In the end, for me, medicine as a subject is more of a vehicle than anything else. My intention in this book was ultimately to look beyond medicine, perhaps as a novelist would do, at themes that apply more generally to everyone. Memoir is tricky, in that it is inevitably self-absorbed, but at its best it looks outward as a form rather than inward. This, at least, is what I was trying to do here.


“Where do people think that notions such as freedom of expression, freedom of religion, individual and human rights, democracy, due process under the law, principles of equality, and the value of an educated public have come from? These are not questions of scientific inquiry or empiricism. They are the values of the Enlightenment, which were very hard won and are immensely important.”


9. As both a writer and a doctor, you follow in the tradition of artists who practiced both, including William Carlos Williams, Anton Chekhov and Nawal El Saadaw, to name a few. Did you want to write before you began studying and practicing medicine, or did that desire arise as result of your medical career?
I was a writer first. I came out of the humanities entirely. I was good enough at the sciences to go to medical school, but I do not have a mathematical mind. I’m basically a writer who became a doctor instead of getting an MFA or a Ph.D. in English literature, both of which I considered. But the events and experiences in medicine are astonishing, powerful, and collectively quite overwhelming. They tend to frame the big questions in the starkest possible terms, and are mesmerizing in that way.
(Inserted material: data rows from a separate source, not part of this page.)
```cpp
struct EnvKnobs {
  enum { IDX_AUTO = 0, IDX_CLASSIC, IDX_LINES, IDX_CLASSIC64 };
  int index = IDX_AUTO;
  bool match_dma = false;
  bool screen_wg = false;
  int context = 0;
  bool no_x_context = false;
  bool force_wide = false;
  int index_bits = 0;
  bool ctx_direct = false;
  int debug_grid = 0;
  bool debug_sync = false;
  int graph = -1;
  bool pipeline = false;
  bool no_spec = false;
  long batch_reads = 0;
  long index_budget_mb = 0;
  uint64_t stage_bytes = 64ull << 20;
  uint64_t stage_lines = 1ull << 20;
  void read() {
    *this = EnvKnobs();
    auto is = [](const char* v, const char* w) { return v && !strcmp(v, w); };
    const char* e = getenv("MUSC_INDEX");
    index = is(e, "classic") ? IDX_CLASSIC : is(e, "lines") ? IDX_LINES : is(e, "classic64") ? IDX_CLASSIC64 : IDX_AUTO;
    e = getenv("MUSC_MATCH");
    match_dma = is(e, "dma");
    screen_wg = is(getenv("MUSC_SCREEN"), "wg");
    e = getenv("MUSC_CONTEXT");
    context = is(e, "narrow") ? 1 : is(e, "wide") ? 2 : 0;
    no_x_context = getenv("MUSC_NO_X_CONTEXT") != nullptr;
    force_wide = getenv("MUSC_DEBUG_FORCE_WIDE") != nullptr;
    if ((e = getenv("MUSC_DEBUG_INDEX_BITS"))) index_bits = atoi(e);
    ctx_direct = (e = getenv("MUSC_DEBUG_CTX_DIRECT")) && atoi(e) > 0;
    if ((e = getenv("MUSC_DEBUG_GRID"))) debug_grid = atoi(e);
    debug_sync = getenv("MUSC_DEBUG_SYNC") != nullptr;
    if ((e = getenv("MUSC_GRAPH"))) graph = atoi(e);
    if ((e = getenv("MUSC_PIPELINE"))) pipeline = atoi(e) > 0;
    no_spec = getenv("MUSC_NO_SPEC") != nullptr;
    if ((e = getenv("MUSC_BATCH_READS"))) batch_reads = atol(e);
    if ((e = getenv("MUSC_DEBUG_INDEX_BUDGET_MB"))) index_budget_mb = atol(e);
    if ((e = getenv("MUSC_DEBUG_STAGE_BYTES")) && atoll(e) > 0) stage_bytes = (uint64_t)atoll(e);
    if ((e = getenv("MUSC_DEBUG_STAGE_LINES")) && atoll(e) > 0) stage_lines = (uint64_t)atoll(e);
  }
};

struct musc_ctx {
  int device = 0;
  hipStream_t stream = nullptr;
  std::string err;
  EnvKnobs env;

  uint32_t* db2 = nullptr;
  uint32_t* dbm2 = nullptr;
  bool db_has_x = false;
  bool reads_have_x = false;
  DevBuf<uint32_t> rdx;
  uint64_t rdx_epoch = ~0ull;
  int rdx_wide = -1;
  uint64_t xok_epoch = ~0ull;
  double xok_pmatch = -1.0;
  int32_t xok_mmp1 = -1;
  bool xok = false;
  uint32_t* dbx = nullptr;
  uint64_t max_tlen = 0;
  uint64_t xokdb_epoch = ~0ull;
  int32_t xokdb_key[CTX_MAX_W + 3] = {0};
  bool xokdb = false;
  uint64_t* seq_off = nullptr;
  uint32_t nseq = 0;
  uint64_t nbases = 0;
  uint64_t db_words = 0;
// ... 1940 lines not shown
```

muscato_amd/csrc/muscato_pass.hpp:

```cpp
#pragma once

namespace {

bool screen_lane(const musc_ctx* c, bool mask) {
  return c->idx_lines && !mask && !c->rdm && (c->rw == 4 || c->rw == 8 || c->rw == 12 || c->rw == 16) && !c->env.screen_wg;
}

template <class F>
auto by_rw(int rw, F&& f) {
  switch (rw) {
    case 4: return f(std::integral_constant<int, 4>{});
    case 8: return f(std::integral_constant<int, 8>{});
    case 12: return f(std::integral_constant<int, 12>{});
    case 16: return f(std::integral_constant<int, 16>{});
    default: return f(std::integral_constant<int, 0>{});
  }
}

typedef decltype(&k_screen_t<8>) screen_t_fn;
typedef decltype(&k_screen<0, false, false, false>) screen_fn;
typedef decltype(&k_confirm<0, false, false>) confirm_fn;
template <class Fn>
struct Inst {
  Fn fn;
// ... 174 lines not shown
}

static void launch_match(musc_ctx* c, const PassPlan& pl, uint64_t r0, uint32_t n, unsigned ngrid) {
  const size_t lds = match_dyn_lds(match_kind(c, pl.pp.W), pl.pp.W, pl.block_mode);
  const uint32_t* const rdx = c->reads_have_x ? (const uint32_t*)c->rdx.p : (const uint32_t*)nullptr;
  hipLaunchKernelGGL(pl.kern, dim3(ngrid), dim3(TILE), lds, c->stream, c->rd, r0, n, c->d_mp, c->nmiss_tab.p, c->ctx_T,
                     c->ctx_E, c->stage.p, c->stage.cap, c->spill.p, c->spill.cap, c->bs[0].tbase.p, c->tcount2.p,
                     pl.block_mode, pl.block_thr, c->block_table.p, c->counters, rdx);
}

template <int SG>
static bool spec_geom_equals(const MatchParams& mp) {
  typedef SpecGeom<SG> G;
  if (mp.W != G::nwin || mp.ww != G::ww || mp.CL != G::CL || mp.min_dinuc != G::min_dinuc || mp.direct != 1 || mp.bits != 2 * G::ww) return false;
  for (int k = 0; k < G::nwin; k++)
    if (mp.win[k] != G::win[k] || mp.need[k] != (1u << k) - 1u) return false;
  return true;
}
static int spec_geom_matches(const musc_ctx* c, const MatchParams& mp) {
  if (c->env.no_spec) return 0;
  if (c->rw != 8 || c->idx_wide || c->db_has_x || c->reads_have_x) return 0;
  return spec_geom_equals<1>(mp) ? 1 : 0;
}
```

10. Narrative medicine in educational institutions has increased in recent years as a way to help students process their own experiences through storytelling. As a doctor who has written both essays and novels, do you believe there’s a professional benefit, improving doctor-patient relationships, in practicing narrative medicine techniques?
I hope so. But the sad truth is that there are great forces afoot that don’t care at all for the doctor-patient relationship or anything else that cannot be attached to a bill. Anything that resists the inhuman in medicine is good. But I am also suspicious of arguments that seek to attach a measurable professional benefit to the humanities in medicine—the idea, for example, that humanistic study makes one a “better” doctor. In a sense, this is a reductionist view, portraying the humanities as tools to be used in service of empirical ends, like greater patient satisfaction scores. I understand the appeal of these arguments, and there may be some truth to them, but to me at least, the arts don’t need to justify themselves in those terms. They have their own virtues and significance beyond the purely utilitarian, which is too big a topic to discuss here.
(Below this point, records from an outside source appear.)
__device__ void mask_row_wave(const MaskTabs &T, int16_t *bndpsd, int bndend, bool is_lfe, int sdecay, int fdecay, int sgain,
                              int dbknee, int fgain, int halfrate, int lane)
{
    constexpr int NEG = -0x3fffffff;
    const int b = lane;
    const int cur = b < bndend ? bndpsd[b] : 0;
    const int nxt = (b + 1 < bndend && !(is_lfe && b == 6)) ? bndpsd[b + 1] : 0;
    const bool skip = (is_lfe && b == 6) || b >= 22 || b >= bndend;
    const bool reset = !skip && b < 20 && cur + 256 == nxt;
// ... 1438 lines not shown
                win_slope15 = __builtin_amdgcn_readlane(spare, 0) - __builtin_amdgcn_readlane(spare, 15);
                win_cmin = lo < win_cmin ? lo : win_cmin;
                win_cmax = lo + 15 > win_cmax ? lo + 15 : win_cmax;
                if constexpr (!FX) if (P.tap_curve && lane < WIN_N) {
                    P.tap_curve[(fidx * 1024 + lo + lane) * 2] = spare;
                    P.tap_curve[(fidx * 1024 + lo + lane) * 2 + 1] = extra6;
                }
            }
          }
        };
        bool first_sweep = true;
        const bool cold_hint = csnr_prev == 40 && fsnr_prev == 0;
        if constexpr (WIN) {
            for (;;) {
                int cc, ff;
                bool more;
                while ((more = ss.next(cc, ff))) {
                    bool fits;
                    if (!lookup(cc, ff, fits)) break;
                    ss.consume(fits);
                }
                if (!more) break;
                int lo;
                if (win_sweeps == 0) {
                    const int hint0 = (cold_hint && P.hint) ? (int)__builtin_amdgcn_readfirstlane((int)P.hint[fidx * (size_t)P.hint_stride]) : 0;
                    lo = win_first_lo(hint0, cold_hint, 16 * csnr_prev + fsnr_prev);
                } else {
                    lo = win_next_lo(win_sweeps, gl, spare_l, gh, spare_h, win_slope15, win_cmin, win_cmax, 16 * cc + ff);
                }
                win_sweeps++;
                cost_window(lo);
            }
        } else
        for (;;) {
            int cc, ff;
            bool more;
            while ((more = ss.next(cc, ff))) {
                bool fits;
                if (!lookup(cc, ff, fits)) break;
                if (ss.phase == 0 && !fits) went_down = true;
                if (ss.phase == 1 && fits) went_up = true;
                ss.consume(fits);
            }
            if (!more) break;
            int cg[ENC_NC], n_cand = 0;
#pragma unroll
            for (int k = 0; k < ENC_NC; k++) cg[k] = -1;
            auto add = [&](int g) {
                bool dup = false;
#pragma unroll
                for (int k = 0; k < ENC_NC; k++) dup = dup || cg[k] == g;
                if (dup) return false;
#pragma unroll
                for (int k = 0; k < ENC_NC; k++) cg[k] = k == n_cand ? g : cg[k];
                n_cand++;
                return true;
            };
            bool probing = false;
            if (probe_sweeps < 3 && gl >= 0 && gh > gl + 3) {
                const int w = gh - gl;
                const float est = (float)w * ((float)spare_l / (float)(spare_l - spare_h));
                int d = w > 48 ? (w * 85) >> 10 : 1;
                d = d < 2 && w > 48 ? 2 : d;
                const int ge = gl + (int)(est + 0.5f);
                auto clampg = [&](int g) { return g < gl + 1 ? gl + 1 : g > gh - 1 ? gh - 1 : g; };
                add(clampg(ge));
                add(clampg(ge + d));
                add(clampg(ge - d));
                for (int k = 1; n_cand < ENC_NC && k < w; k++) {
                    if (ge - k > gl && ge - k < gh) add(ge - k);
                    if (n_cand < ENC_NC && ge + k > gl && ge + k < gh) add(ge + k);
                }
                probe_sweeps++;
                probing = true;
            }
            const int hint0 = (first_sweep && cold_hint && P.hint) ? (int)__builtin_amdgcn_readfirstlane((int)P.hint[fidx * (size_t)P.hint_stride]) : 0;
            if (n_cand == 0 && hint0 > 0) {
                const int g0 = hint0 < 8 ? 8 : hint0 > 1000 ? 1000 : hint0;
                add(g0 - 8); add(g0 + 2); add(g0 + 12);
            }
            if (n_cand == 0 && first_sweep && cold_hint) {
                add(16 * 8); add(16 * 13); add(16 * 20);
            }
            if (n_cand == 0 && ss.phase == 0 && (went_down || (first_sweep && cold_hint))) {
                int n = 0;
                for (int c = ss.csnr; c >= 0 && n < 16; c -= 4, n++) { bool f; if (lookup(c, 0, f)) break; }
                if (n > 3) {
                    add(16 * (ss.csnr - 4 * ((n - 1) / 4)));
                    add(16 * (ss.csnr - 4 * ((n - 1) / 2)));
                    add(16 * (ss.csnr - 4 * ((3 * (n - 1) + 2) / 4)));
                }
            }
            first_sweep = false;
            if (n_cand == 0) {
                SnrSearch ahead = ss;
                while (n_cand < ENC_NC && ahead.next(cc, ff)) {
                    bool fits;
                    if (!lookup(cc, ff, fits)) {
                        if (!add(16 * cc + ff)) break;
                        fits = ahead.phase == 0 ? !went_down : ahead.phase == 1 ? went_up : true;
                    }
                    ahead.consume(fits);
                }
            }
            cost_and_record(cg, n_cand, probing);
        }
        if (PART == 3) {
            const int C = ss.failed ? 0 : ss.csnr;
            for (;;) {
                int cg[ENC_NC], n_cand = 0;
#pragma unroll
                for (int k = 0; k < ENC_NC; k++) cg[k] = -1;
                for (int c = C - 7 < 0 ? 0 : C - 7; c <= (C + 8 > 63 ? 63 : C + 8) && n_cand < ENC_NC; c++) {
                    if ((known_c >> c) & 1) continue;
#pragma unroll
                    for (int k = 0; k < ENC_NC; k++) cg[k] = k == n_cand ? 16 * c : cg[k];
                    n_cand++;
                }
                if (n_cand == 0) break;
                cost_and_record(cg, n_cand, false);
            }
            if (lane == 0) {
                uint32_t *m = P.memo + fidx * 8;
                m[0] = (uint32_t)known_c; m[1] = (uint32_t)(known_c >> 32);
                m[2] = (uint32_t)fits_c; m[3] = (uint32_t)(fits_c >> 32);
                m[4] = known_f; m[5] = fits_f; m[6] = (uint32_t)f_cc; m[7] = 0;
            }
            continue;
        }
        int csnr = ss.csnr, fsnr = ss.fsnr;
        int failed_alloc = -1;
        {
            if (!ss.failed) { csnr_prev = csnr; fsnr_prev = fsnr; }
            else {
                failed_alloc = csnr_prev & 3;
                csnr = csnr_prev;
                fsnr = fsnr_prev;
            }
        }
        if (!FX && P.tap_snr && lane == 0) { P.tap_snr[fidx * 2] = csnr; P.tap_snr[fidx * 2 + 1] = fsnr; }
        if (!FX && P.tap_strat && lane < 36) {
            const int b = lane / 6, ch = lane - 6 * b;
            if (ch < nch) P.tap_strat[(fidx * 6 + b) * nch + ch] = L.strat[b][ch];
        }
        if (lane == 0) { P.snr[fidx * 2] = csnr; P.snr[fidx * 2 + 1] = fsnr | (failed_alloc >= 0 ? 0x100 | (failed_alloc << 9) : 0); }
        PK_LAP(0);
    }
    if (PART == 1 && lane == 0) P.csnr_state[sslot] = csnr_prev | (fsnr_prev << 8);
    PK_END();
}



template <bool CPL>
struct alignas(16) PackfLDS {
    int16_t mask[CPL ? 7 : 6][50];
    uint4 packlut[64];
    alignas(16) uint16_t glist[GL_ENTRIES];
    alignas(4) uint8_t erow[256];
    alignas(4) uint16_t crc_tab[256];
};

#ifndef ENC_PACK2_LB
#define ENC_PACK2_LB 4
#endif
template <bool FIXED51, bool CPL = false, bool BW = false, bool MD = false, bool DUAL = false, bool DW = false>
__global__ __launch_bounds__(64, ENC_PACK2_LB) void enc_packf_kernel(const PackParams P)
{
    static_assert(!DW || MD, "the array words are written where the profiles' are");
    static_assert(!(FIXED51 && CPL), "coupled frames take the generic packer");
    static_assert(!(DUAL && (FIXED51 || CPL)), "dual mono is neither 5.1 nor coupled");
    __shared__ PackfLDS<CPL> L;
    extern __shared__ uint4 pk_dyn[];
    uint32_t *fr = reinterpret_cast<uint32_t *>(pk_dyn);
    const int lane = threadIdx.x;
    PK_DECL();

    for (int i = lane; i < 256; i += 64) L.crc_tab[i] = P.tab->crc_tab[i];
    {
        const int bp = P.tab->baptab[lane];
        L.packlut[lane] = mant_pack_entry(bp, plain_bits(bp));
    }
    mant_lists_init(L.glist, lane);
    const uint32_t bandoff = *reinterpret_cast<const uint32_t *>(&P.tab->band_of_bin[4 * lane]);
    const int nch = FIXED51 ? 6 : P.nch, nfbw = FIXED51 ? 5 : P.nfbw, nbc = FIXED51 && !BW ? 223 : P.nbc;
    const int acmod = FIXED51 ? 7 : P.acmod;
    const bool lfe = FIXED51 ? true : P.lfe != 0;
    const int fs = P.frame_words;
    const size_t fidx = blockIdx.x;
    const uint32_t cplw = CPL ? (uint32_t)__builtin_amdgcn_readfirstlane((int)P.cpl.word[fidx]) : 0u;
    const bool cplf = (cplw & 1u) != 0;
    const int cs = 37 + 12 * P.cpl_begf;
    const int cendf = BW ? P.cpl_endf : 12, ce = 73 + 12 * cendf;
    PK_T0();
    PK_COUNT(7);
    for (int i = lane; i < P.frw / 4; i += 64) reinterpret_cast<uint4 *>(fr)[i] = make_uint4(0, 0, 0, 0);
    const int32_t *md = P.mdct + fidx * 6 * nch * 256;
    const uint8_t *ex = P.eexp + fidx * 6 * nch * 256;
    int strat_l = 0, shift_l = 0;
    if (lane < 36) {
        const int b = lane / 6, ch = lane - 6 * b;
        if (ch < nch) { strat_l = (int)P.strat[(fidx * 6 + b) * nch + ch]; shift_l = (int)P.shift[(fidx * 6 + b) * nch + ch]; }
    }
    int csnr, fsnr, snroffset;
    {
        const int w1 = __builtin_amdgcn_readfirstlane(P.snr[fidx * 2 + 1]);
        csnr = __builtin_amdgcn_readfirstlane(P.snr[fidx * 2]);
        fsnr = w1 & 15;
        snroffset = (((csnr - 15) << 4) + fsnr) << 2;
        if (w1 & 0x100) snroffset = (((w1 >> 9) - 15) << 4) << 2;
    }
    wave_sync();
    PK_LAP(6);

    uint32_t pos;
    {
        PackSink k(fr, P.frw, lane, L.erow, [](int) { return 0u; }, cs, 0u);
        syn_header(k, P.fscod, P.frmsizecod, P.bsid, acmod, lfe, DUAL, MD ? pack_bsi(P, fidx) : BSI_DEFAULT,
                   DW ? compr_word(P, fidx, 0) : 0u, DW && DUAL ? compr_word(P, fidx, 1) : 0u);
        pos = k.pos;
    }
    const SynShape shape{acmod, nfbw, nch, lfe, DUAL, nbc, (uint32_t)P.chbwcod};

This isn’t to say I don’t value the humanities as academic disciplines, because I do. I think it’s depressing that they have fallen so dramatically out of favor in higher education in recent years, and are increasing perceived as impractical and indulgent. The humanities have a great deal to teach, and many of their central lessons have been falsely and dangerously portrayed as irrelevant. Where do people think that notions such as freedom of expression, freedom of religion, individual and human rights, democracy, due process under the law, principles of equality, and the value of an educated public have come from? These are not questions of scientific inquiry or empiricism. They are the values of the Enlightenment, which were very hard won and are immensely important. Science, as we know it today, is also a product of the Enlightenment, but science is in fact strictly regulated and informed by humanistic principles. We discount the humanities at our peril, and unfortunately, we’re seeing some of the consequences of that dismissal right now.


An emergency physician in Albuquerque, New Mexico, Frank Huyler is the author of the new memoir White Hot Light: Twenty-Five Years in Emergency Medicine, the essay collection The Blood of Strangers, the novels The Laws of Invisible Things and Right of Thirst, and the novella The Castaway. He attended Williams College, Oxford University, and The University of North Carolina at Chapel Hill. He grew up in Iran, Brazil, and Japan.